Pharmacy staff attitudes towards methadone (stigma)

Stigma towards methadone/addiction among pharmacy staff was considered an important barrier. Participants recommended additional education on PADMOUD for pharmacy staff, including benefits of PADMOUD as well as stigmas issues around methadone.

OTP participant # 3: “There’s a stigma around methadone and the kind of people that are in methadone treatment. It is very important for us to take the stigma off methadone. Being able to transition to pharmacy based, will hopefully alleviate some of that stigma that’s associated with it in the community.”

OTP participant # 8: “As long as people were properly educated on it and the benefits and it is helpful in the difference between methadone and Subutex and the other options out there. I think that would that would make a huge difference.”

Specifically, pharmacists/pharmacy staff were expected to show nonbiased attitudes towards patients:

Pharmacy participant # 6:So just treating patients like normal people, not judging people, not treating them with judgment on their previous actions.”

OTP participant # 2: “Just continuing with good attitudes and letting them know if they have any questions or they feel uncomfortable because some clients may feel not comfortable and just keep things in because they don’t feel like they are being accepted at the pharmacy.”

Pharmacy staffing

Additional staffing was considered needed to have designated pharmacy staff for PADMOUD.
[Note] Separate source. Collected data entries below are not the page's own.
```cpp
template <int NQF, int STRQ, int NNF, int STRN, int D, bool WT, int OCC, int EBUF, int UNR = 5 * D>
__global__ __launch_bounds__(512, 2 * OCC) void chain_step_kernel(ChainStep a)
{
    extern __shared__ double cf_lds[];
    double *Wl = cf_lds;
    double *El = cf_lds + a.ebase;
    const int tid = threadIdx.x, lane = tid & 63, w = tid >> 6;
    const int x16 = lane & 15, kq = lane >> 4;
    int prob, g;
    if (a.xcd_map) {
        const int gpx = a.wpp >> 3, xcd = blockIdx.x & 7, j = blockIdx.x >> 3;
        g = xcd * gpx + j % gpx;
        prob = j / gpx;
    } else {
        prob = blockIdx.x / a.wpp;
        g = blockIdx.x - prob * a.wpp;
    }
    const int k_beg = (int)((int64_t)g * a.n / a.wpp), k_end = (int)((int64_t)(g + 1) * a.n / a.wpp);
    const int NW = (a.J + 15) >> 4;
    const int KB1 = ((a.K1 + 3) / 4 + UNR - 1) / UNR * UNR;
    const int AP = a.AP, A2P = a.A2P;

    {
        const double *Wp = uniform_ptr(a.W[prob]);
        const __amdgpu_buffer_rsrc_t rw = make_rsrc(Wp, ((int64_t)(a.K1 - 1) * a.w_c + a.A) * 8);
        const int total = 4 * KB1 * AP;
        constexpr int BATCH = 10;
        for (int e0 = tid; e0 < total; e0 += 512 * BATCH) {
            double v[BATCH];
#pragma unroll
            for (int u = 0; u < BATCH; ++u) {
                const int e = e0 + 512 * u;
                const int c = e / AP, col = e - c * AP;
                v[u] = ld8(rw, (e < total && c < a.K1 && col < a.A) ? (uint32_t)(((int64_t)c * a.w_c + col) * 8) : OOB_OFF, 0);
            }
#pragma unroll
            for (int u = 0; u < BATCH; ++u) {
                const int e = e0 + 512 * u;
                const int c = e / AP, col = e - c * AP;
                if (e < total) Wl[(c >> 1) * 2 * AP + 2 * col + (c & 1)] = v[u];
            }
        }
    }

    if (w == 7) {
        const int NI = CF_DIAG(2) ? 0 : a.eunits >> 6;
        const uint32_t inv = (uint32_t)(((1ull << 32) + (uint32_t)A2P - 1) / (uint32_t)A2P);
        const int64_t rowstride = (int64_t)a.n * a.A2;
        const int ebuf = a.eunits * 2;
        auto fill = [&](int k) {
            const double *Ek = a.E + (int64_t)k * a.A2;
            double *dst = El + (EBUF == 2 ? (k & 1) * ebuf : 0);
#pragma unroll 2
            for (int m = 0; m < NI; ++m) {
                const uint32_t U = 64u * (uint32_t)m + (uint32_t)lane;
                const uint32_t sec = (uint32_t)(((uint64_t)U * inv) >> 32), u = U - sec * (uint32_t)A2P;
                int row = (int)(2 * sec + (u & 1));
                row = row < a.A ? row : a.A - 1;
                int col = (int)(2 * (u >> 1));
                col = col + 1 < a.A2 ? col : 0;
                __builtin_amdgcn_global_load_lds((const __attribute__((address_space(1))) void *)(Ek + row * rowstride + col),
                                                 (__attribute__((address_space(3))) void *)(dst + m * 128), 16, 0, 0);
            }
        };
        __syncthreads();
        if constexpr (EBUF == 2) {
            if (k_beg < k_end) fill(k_beg);
            for (int k = k_beg; k < k_end; ++k) {
                asm volatile("s_waitcnt vmcnt(0)" ::: "memory");
                CF_STAMP(1);
                CF_BARRIER();
                CF_STAMP(2);
                if (k + 1 < k_end) fill(k + 1);
                CF_STAMP(3);
                CF_BARRIER();
                CF_STAMP(4);
            }
        } else {
            for (int k = k_beg; k < k_end; ++k) {
                CF_STAMP(0);
                fill(k);
                asm volatile("s_waitcnt vmcnt(0)" ::: "memory");
                CF_STAMP(1);
                CF_BARRIER();
                CF_STAMP(2);
                CF_STAMP(3);
                CF_BARRIER();
                CF_STAMP(4);
            }
        }
        return;
    }
    __syncthreads();
    if (w >= NW) return;

    const int j0 = 16 * w;
    const bool jok = j0 + x16 < a.J;
    const uint32_t xlane = !CF_DIAG(1) ? (uint32_t)(((int64_t)(j0 + x16) * a.x_j + (int64_t)kq * a.x_c) * 8) : OOB_OFF;
    const __amdgpu_buffer_rsrc_t rx = make_rsrc(uniform_ptr(a.X[prob]), a.x_extent * 8);
    const uint32_t xstep = __builtin_amdgcn_readfirstlane((uint32_t)(4 * a.x_c * 8));
    const uint32_t kstep = __builtin_amdgcn_readfirstlane((uint32_t)(a.x_k * 8));
    static_assert(UNR % D == 0, "the unrolled body must keep the ring slots static");
    const int ITER = KB1 / UNR;
    auto xload = [&](uint32_t so) -> double { return ld8(rx, xlane, __builtin_amdgcn_readfirstlane(so)); };
    double ring[D];
#pragma unroll
    for (int d = 0; d < D; ++d) ring[d] = xload((uint32_t)k_beg * kstep + (uint32_t)d * xstep);

    v4d acc2[NNF ? NNF : 1];
    double acc2s[STRN ? STRN : 1];
#pragma unroll
    for (int p = 0; p < NNF; ++p)
#pragma unroll
        for (int t = 0; t < 4; ++t) acc2[p][t] = 0.0;
#pragma unroll
    for (int q = 0; q < STRN; ++q) acc2s[q] = 0.0;

    const int wl_lane = (kq >> 1) * 2 * AP + 2 * x16 + (kq & 1);
    const int ws_lane = (kq >> 1) * 2 * AP + 2 * (16 * NQF + (x16 & 3)) + (kq & 1);
    const int el_lane = (kq >> 1) * 2 * A2P + 4 * (x16 >> 1) + 2 * (kq & 1) + (x16 & 1);
    const int es_col = 16 * NNF + (x16 & 3);
    const int es_lane = (kq >> 1) * 2 * A2P + 2 * (kq & 1);

    __amdgpu_buffer_rsrc_t rt;
    if constexpr (WT) rt = make_rsrc(uniform_ptr(a.T[prob]), a.t_extent * 8);

    for (int k = k_beg; k < k_end; ++k) {
        v4d acc1[NQF ? NQF : 1];
        double acc1s[STRQ ? STRQ : 1];
#pragma unroll
        for (int p = 0; p < NQF; ++p)
#pragma unroll
            for (int t = 0; t < 4; ++t) acc1[p][t] = 0.0;
#pragma unroll
        for (int q = 0; q < STRQ; ++q) acc1s[q] = 0.0;

        CF_STAMP(0);
        double af[NQF ? NQF : 1], sf[STRQ ? STRQ : 1];
        auto wfetch = [&](const double *wrun, int u, double (&f)[NQF ? NQF : 1], double (&g)[STRQ ? STRQ : 1]) {
#pragma unroll
            for (int p = 0; p < NQF; ++p) f[p] = LDS_UNPAIRED(wrun[wl_lane + u * 4 * AP + 32 * p]);
#pragma unroll
            for (int q = 0; q < STRQ; ++q) g[q] = wrun[ws_lane + u * 4 * AP + 8 * q];
        };
        wfetch(Wl, 0, af, sf);
        uint32_t so = (uint32_t)k * kstep + (uint32_t)D * xstep;
        auto kblock = [&](const double *wrun, int u, bool wrap) {
            const int d = u % D;
            double afn[NQF ? NQF : 1], sfn[STRQ ? STRQ : 1];
            wfetch(wrun, u + 1, afn, sfn);
            const double bf = ring[d];
#pragma unroll
            for (int p = 0; p < NQF; ++p) acc1[p] = mfma16(af[p], bf, acc1[p]);
#pragma unroll
            for (int q = 0; q < STRQ; ++q) acc1s[q] = mfma4(sf[q], bf, acc1s[q]);
            if (wrap) so = (uint32_t)(k + 1) * kstep;
            ring[d] = xload(so);
            so += xstep;
#pragma unroll
            for (int p = 0; p < NQF; ++p) af[p] = afn[p];
#pragma unroll
            for (int q = 0; q < STRQ; ++q) sf[q] = sfn[q];
        };
        for (int it = 0; it < ITER; ++it) {
            const double *wrun = Wl + it * UNR * 4 * AP;
            const bool last = it == ITER - 1;
#pragma unroll
            for (int u = 0; u < UNR; ++u) kblock(wrun, u, last && u + D == UNR);
        }
        if constexpr (WT) {
            const int64_t nJ = (int64_t)a.n * a.J;
            const uint32_t tl = jok ? (uint32_t)(((int64_t)kq * nJ + (int64_t)k * a.J + j0 + x16) * 8) : OOB_OFF;
#pragma unroll
            for (int p = 0; p < NQF; ++p)
#pragma unroll
                for (int t = 0; t < 4; ++t)
                    st8(rt, (jok && 16 * p + 4 * t + kq < a.A) ? tl + (uint32_t)((16 * p + 4 * t) * nJ * 8) : OOB_OFF, acc1[p][t]);
#pragma unroll
            for (int q = 0; q < STRQ; ++q)
                st8(rt, (jok && 16 * NQF + 4 * q + kq < a.A) ? tl + (uint32_t)((16 * NQF + 4 * q) * nJ * 8) : OOB_OFF, acc1s[q]);
        }
        CF_STAMP(1);
        CF_BARRIER();
        CF_STAMP(2);

        {
            const double *eb = El + (EBUF == 2 ? (k & 1) * a.eunits * 2 : 0);
            double bf[NNF ? NNF : 1], bs[STRN ? STRN : 1];
            int el0 = el_lane, es0 = es_lane + 4 * (es_col >> 1) + (es_col & 1);
            asm volatile("" : "+v"(el0), "+v"(es0));
            auto efetch = [&](int kap, double (&f)[NNF ? NNF : 1], double (&g)[STRN ? STRN : 1]) {
#pragma unroll
                for (int nn = 0; nn < NNF; ++nn) f[nn] = LDS_UNPAIRED(eb[el0 + kap * 4 * A2P + 32 * nn]);
#pragma unroll
                for (int q = 0; q < STRN; ++q) g[q] = eb[es0 + kap * 4 * A2P + 8 * q];
            };
            double bf2[NNF ? NNF : 1], bs2[STRN ? STRN : 1];
            efetch(0, bf, bs);
            constexpr int KB2C = 4 * NQF + STRQ;
#pragma unroll
            for (int kap = 0; kap < KB2C; ++kap) {
                const int p = kap >> 2, t = kap & 3;
                const double af2 = p < NQF ? acc1[p < NQF ? p : 0][t] : acc1s[t < STRQ ? t : 0];
                if (kap & 1) {
                    if (kap + 1 < KB2C) efetch(kap + 1, bf, bs);
                    __builtin_amdgcn_sched_barrier(0);
#pragma unroll
                    for (int nn = 0; nn < NNF; ++nn) acc2[nn] = mfma16(af2, bf2[nn], acc2[nn]);
#pragma unroll
                    for (int q = 0; q < STRN; ++q) acc2s[q] = mfma4(af2, bs2[q], acc2s[q]);
                } else {
                    if (kap + 1 < KB2C) efetch(kap + 1, bf2, bs2);
                    __builtin_amdgcn_sched_barrier(0);
#pragma unroll
                    for (int nn = 0; nn < NNF; ++nn) acc2[nn] = mfma16(af2, bf[nn], acc2[nn]);
#pragma unroll
                    for (int q = 0; q < STRN; ++q) acc2s[q] = mfma4(af2, bs[q], acc2s[q]);
                }
            }
        }
        CF_STAMP(3);
        CF_BARRIER();
        CF_STAMP(4);
    }

    double *slab = a.slab + ((int64_t)prob * a.wpp + g) * a.J * a.A2;
#pragma unroll
    for (int nn = 0; nn < NNF; ++nn)
#pragma unroll
        for (int t = 0; t < 4; ++t) {
            const int j = j0 + 4 * t + kq, col = 16 * nn + x16;
            if (j < a.J && col < a.A2) slab[(int64_t)j * a.A2 + col] = acc2[nn][t];
        }
#pragma unroll
    for (int q = 0; q < STRN; ++q) {
        const int j = j0 + 4 * ((lane >> 2) & 3) + kq, col = 16 * NNF + 4 * q + (lane & 3);
        if (j < a.J && col < a.A2) slab[(int64_t)j * a.A2 + col] = acc2s[q];
    }
}

struct ChainStepArgs {
    int nb, n, K1, A, A2, J;
    const double *const *W;
    int64_t w_c;
    const double *const *X;
    int64_t x_j, x_k, x_c, x_extent;
    const double *E;
    double *const *T;
    double *const *Out;
};
int chain_fused_try(const ChainStepArgs &c, int stream, hipStream_t st, bool force = false);

}
```

tt_sketch_amd/csrc/chain_fused.hip:

```cpp
#include <cstdlib>
#include "chain_fused.h"

namespace ttsk {

int launch_chain_step_a(const ChainStep &a, int nf, int str, bool wt, int ebuf, int unr, size_t lds, int grid, hipStream_t st);
int launch_chain_step_b(const ChainStep &a, int nf, int str, bool wt, int ebuf, int unr, size_t lds, int grid, hipStream_t st);
int launch_chain_step_c(const ChainStep &a, int nf, int str, bool wt, int ebuf, int unr, size_t lds, int grid, hipStream_t st);
int launch_chain_step_d(const ChainStep &a, int nf, int str, bool wt, int ebuf, int unr, size_t lds, int grid, hipStream_t st);
int launch_chain_step_e(const ChainStep &a, int nf, int str, bool wt, int ebuf, int unr, size_t lds, int grid, hipStream_t st);

static int launch_chain_step(const ChainStep &a, int nf, int str, bool wt, int ebuf, int unr, size_t lds, int grid, hipStream_t st)
{
    if (nf <= 2) return launch_chain_step_a(a, nf, str, wt, ebuf, unr, lds, grid, st);
    if (nf <= 4) return launch_chain_step_b(a, nf, str, wt, ebuf, unr, lds, grid, st);
    if (nf == 5) return launch_chain_step_c(a, nf, str, wt, ebuf, unr, lds, grid, st);
    if (nf == 6) return launch_chain_step_d(a, nf, str, wt, ebuf, unr, lds, grid, st);
    return launch_chain_step_e(a, nf, str, wt, ebuf, unr, lds, grid, st);
}

static int cf_num_cu()
{
    static int n = [] {
        int dev = 0, v = 0;
        if (hipGetDevice(&dev) != hipSuccess) return 256;
        if (hipDeviceGetAttribute(&v, hipDeviceAttributeMultiprocessorCount, dev) != hipSuccess || v <= 0) return 256;
        return v;
    }();
    return n;
}

static void tile_split(int r, int &nf, int &str)
{
    const int rem = r % 16;
    nf = r / 16;
    if (rem == 0) str = 0;
    else if (rem <= 4) str = 1;
    else if (rem <= 8) str = 2;
    else { nf += 1; str = 0; }
}
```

Pharmacy participant # 1: “The barriers would definitely be pharmacy staffing. Having one or two key individuals that are responsible for working with those that subset of patients. Having at least two people that are kind of a primary point to work with a group.”

Technology/workflow

Updating pharmacy’s computer system and allowing pharmacy staff access to electronic medical records of patients were considered important for facilitating communication and operations of PADMOUD (e.g., monitoring patients’ compliance with drug screens).

OTP participant # 6: “Update the computer technology.”

OTP participant # 4: “If the pharmacy had the same electronic medical record that we did, they could just go into Methasoft and they could put in real time the data that we could see in real time about what happened. Real time communication about all of it, which is not insurmountable in today’s technology.”

In addition, PADMOUD procedures would be incorporated into an existing pharmacy management software (e.g., PioneerRX) to streamline the pharmacy workflow:

Pharmacy participant # 3: “Tools. It would pretty easily be implemented into the pharmacy workflow, at least within PioneerRX as the pharmacy management software.”

Inventory management

Participants also recommended that pharmacies should have the right kind of space and security measures to ensure proper inventory storage and management.

Pharmacy participant # 2: “Definitely the right storage situation to be able to keep the medication separate and secure.”

Reimbursement

Finally, participants recognized that the pharmacy would need to provide PADMOUD to enough patients and receive proper reimbursement (e.g., dispensing fees) in order to have adequate financial support.

Pharmacy participant # 3: “It’s essential that you schedule enough patients and make sure that the reimbursement is at the appropriate level for the dispensing fee so that it makes the full time equivalent of a pharmacist worthwhile for the pharmacy to provide this program.”